Data in this exercise:
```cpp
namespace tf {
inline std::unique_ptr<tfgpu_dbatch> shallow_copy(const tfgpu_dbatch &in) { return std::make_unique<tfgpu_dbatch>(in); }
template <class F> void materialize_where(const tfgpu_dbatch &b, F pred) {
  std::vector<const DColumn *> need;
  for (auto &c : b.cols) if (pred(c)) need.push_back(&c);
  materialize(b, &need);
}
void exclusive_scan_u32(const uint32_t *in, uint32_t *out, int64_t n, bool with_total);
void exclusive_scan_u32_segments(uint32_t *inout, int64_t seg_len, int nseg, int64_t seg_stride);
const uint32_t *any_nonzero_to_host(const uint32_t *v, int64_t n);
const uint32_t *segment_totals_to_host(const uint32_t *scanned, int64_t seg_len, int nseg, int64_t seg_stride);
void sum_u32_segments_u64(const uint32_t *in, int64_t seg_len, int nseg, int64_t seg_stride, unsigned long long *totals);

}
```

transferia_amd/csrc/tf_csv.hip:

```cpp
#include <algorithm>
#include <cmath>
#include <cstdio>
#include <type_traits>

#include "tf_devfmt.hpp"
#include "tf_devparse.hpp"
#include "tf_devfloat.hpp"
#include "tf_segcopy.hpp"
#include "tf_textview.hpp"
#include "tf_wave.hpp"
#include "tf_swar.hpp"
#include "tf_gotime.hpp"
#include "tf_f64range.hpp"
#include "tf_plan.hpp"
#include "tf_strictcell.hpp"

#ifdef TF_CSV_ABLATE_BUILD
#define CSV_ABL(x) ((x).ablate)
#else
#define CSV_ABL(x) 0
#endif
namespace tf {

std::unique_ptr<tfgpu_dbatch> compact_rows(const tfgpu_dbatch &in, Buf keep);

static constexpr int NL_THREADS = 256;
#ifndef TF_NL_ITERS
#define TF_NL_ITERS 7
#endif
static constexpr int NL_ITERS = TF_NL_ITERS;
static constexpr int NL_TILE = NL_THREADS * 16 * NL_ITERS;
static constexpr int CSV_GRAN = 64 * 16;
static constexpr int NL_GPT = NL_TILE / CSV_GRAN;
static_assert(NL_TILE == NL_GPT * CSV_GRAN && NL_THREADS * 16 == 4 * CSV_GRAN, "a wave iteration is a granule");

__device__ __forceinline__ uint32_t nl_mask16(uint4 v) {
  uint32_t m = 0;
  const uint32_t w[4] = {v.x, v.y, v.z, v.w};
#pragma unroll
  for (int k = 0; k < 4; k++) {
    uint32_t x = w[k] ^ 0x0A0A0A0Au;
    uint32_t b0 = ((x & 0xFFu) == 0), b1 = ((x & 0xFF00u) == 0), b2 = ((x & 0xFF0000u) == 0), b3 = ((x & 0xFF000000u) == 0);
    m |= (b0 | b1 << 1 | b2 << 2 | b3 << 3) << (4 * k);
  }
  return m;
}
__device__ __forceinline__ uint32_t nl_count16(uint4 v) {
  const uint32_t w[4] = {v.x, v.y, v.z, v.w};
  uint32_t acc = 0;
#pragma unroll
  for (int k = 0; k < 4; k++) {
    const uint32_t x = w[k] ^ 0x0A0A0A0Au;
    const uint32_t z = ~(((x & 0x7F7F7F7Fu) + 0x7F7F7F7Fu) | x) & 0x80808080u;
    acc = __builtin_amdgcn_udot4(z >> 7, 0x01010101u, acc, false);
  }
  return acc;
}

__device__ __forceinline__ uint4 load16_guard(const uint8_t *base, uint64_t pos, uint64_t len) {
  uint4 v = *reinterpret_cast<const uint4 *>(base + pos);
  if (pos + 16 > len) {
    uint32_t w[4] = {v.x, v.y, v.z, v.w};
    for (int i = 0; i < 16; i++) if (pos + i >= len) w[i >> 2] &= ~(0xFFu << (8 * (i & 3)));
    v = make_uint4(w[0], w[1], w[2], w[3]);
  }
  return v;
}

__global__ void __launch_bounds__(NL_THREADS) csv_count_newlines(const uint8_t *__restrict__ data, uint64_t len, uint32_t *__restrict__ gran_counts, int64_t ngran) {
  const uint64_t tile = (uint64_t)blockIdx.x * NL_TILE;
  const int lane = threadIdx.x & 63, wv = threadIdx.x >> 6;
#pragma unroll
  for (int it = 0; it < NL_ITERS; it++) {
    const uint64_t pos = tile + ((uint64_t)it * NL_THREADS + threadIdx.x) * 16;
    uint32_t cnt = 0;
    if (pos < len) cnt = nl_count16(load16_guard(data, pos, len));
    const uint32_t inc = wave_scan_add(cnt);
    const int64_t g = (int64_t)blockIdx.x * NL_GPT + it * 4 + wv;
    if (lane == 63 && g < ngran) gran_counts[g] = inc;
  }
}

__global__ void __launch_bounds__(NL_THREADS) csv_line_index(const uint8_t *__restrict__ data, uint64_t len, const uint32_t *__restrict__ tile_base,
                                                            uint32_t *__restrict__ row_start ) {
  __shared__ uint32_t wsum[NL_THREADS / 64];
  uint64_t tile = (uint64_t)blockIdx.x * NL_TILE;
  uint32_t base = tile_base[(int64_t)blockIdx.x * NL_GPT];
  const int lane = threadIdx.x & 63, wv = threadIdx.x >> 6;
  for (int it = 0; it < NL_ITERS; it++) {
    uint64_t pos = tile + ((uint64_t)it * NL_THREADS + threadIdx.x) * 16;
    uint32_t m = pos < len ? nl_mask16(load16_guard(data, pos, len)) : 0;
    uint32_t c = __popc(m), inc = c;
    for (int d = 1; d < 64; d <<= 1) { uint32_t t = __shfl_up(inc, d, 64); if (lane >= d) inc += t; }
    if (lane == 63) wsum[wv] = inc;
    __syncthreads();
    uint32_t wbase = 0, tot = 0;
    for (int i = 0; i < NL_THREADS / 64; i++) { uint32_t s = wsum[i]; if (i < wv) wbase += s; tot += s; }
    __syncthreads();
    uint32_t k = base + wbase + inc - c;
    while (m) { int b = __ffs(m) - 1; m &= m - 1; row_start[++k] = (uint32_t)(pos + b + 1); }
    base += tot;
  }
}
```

Exercise requirements:
Retrieve every line above holding the word "void".

Output below:
template <class F> void materialize_where(const tfgpu_dbatch &b, F pred) {
void exclusive_scan_u32(const uint32_t *in, uint32_t *out, int64_t n, bool with_total);
void exclusive_scan_u32_segments(uint32_t *inout, int64_t seg_len, int nseg, int64_t seg_stride);
void sum_u32_segments_u64(const uint32_t *in, int64_t seg_len, int nseg, int64_t seg_stride, unsigned long long *totals);
__global__ void __launch_bounds__(NL_THREADS) csv_count_newlines(const uint8_t *__restrict__ data, uint64_t len, uint32_t *__restrict__ gran_counts, int64_t ngran) {
__global__ void __launch_bounds__(NL_THREADS) csv_line_index(const uint8_t *__restrict__ data, uint64_t len, const uint32_t *__restrict__ tile_base,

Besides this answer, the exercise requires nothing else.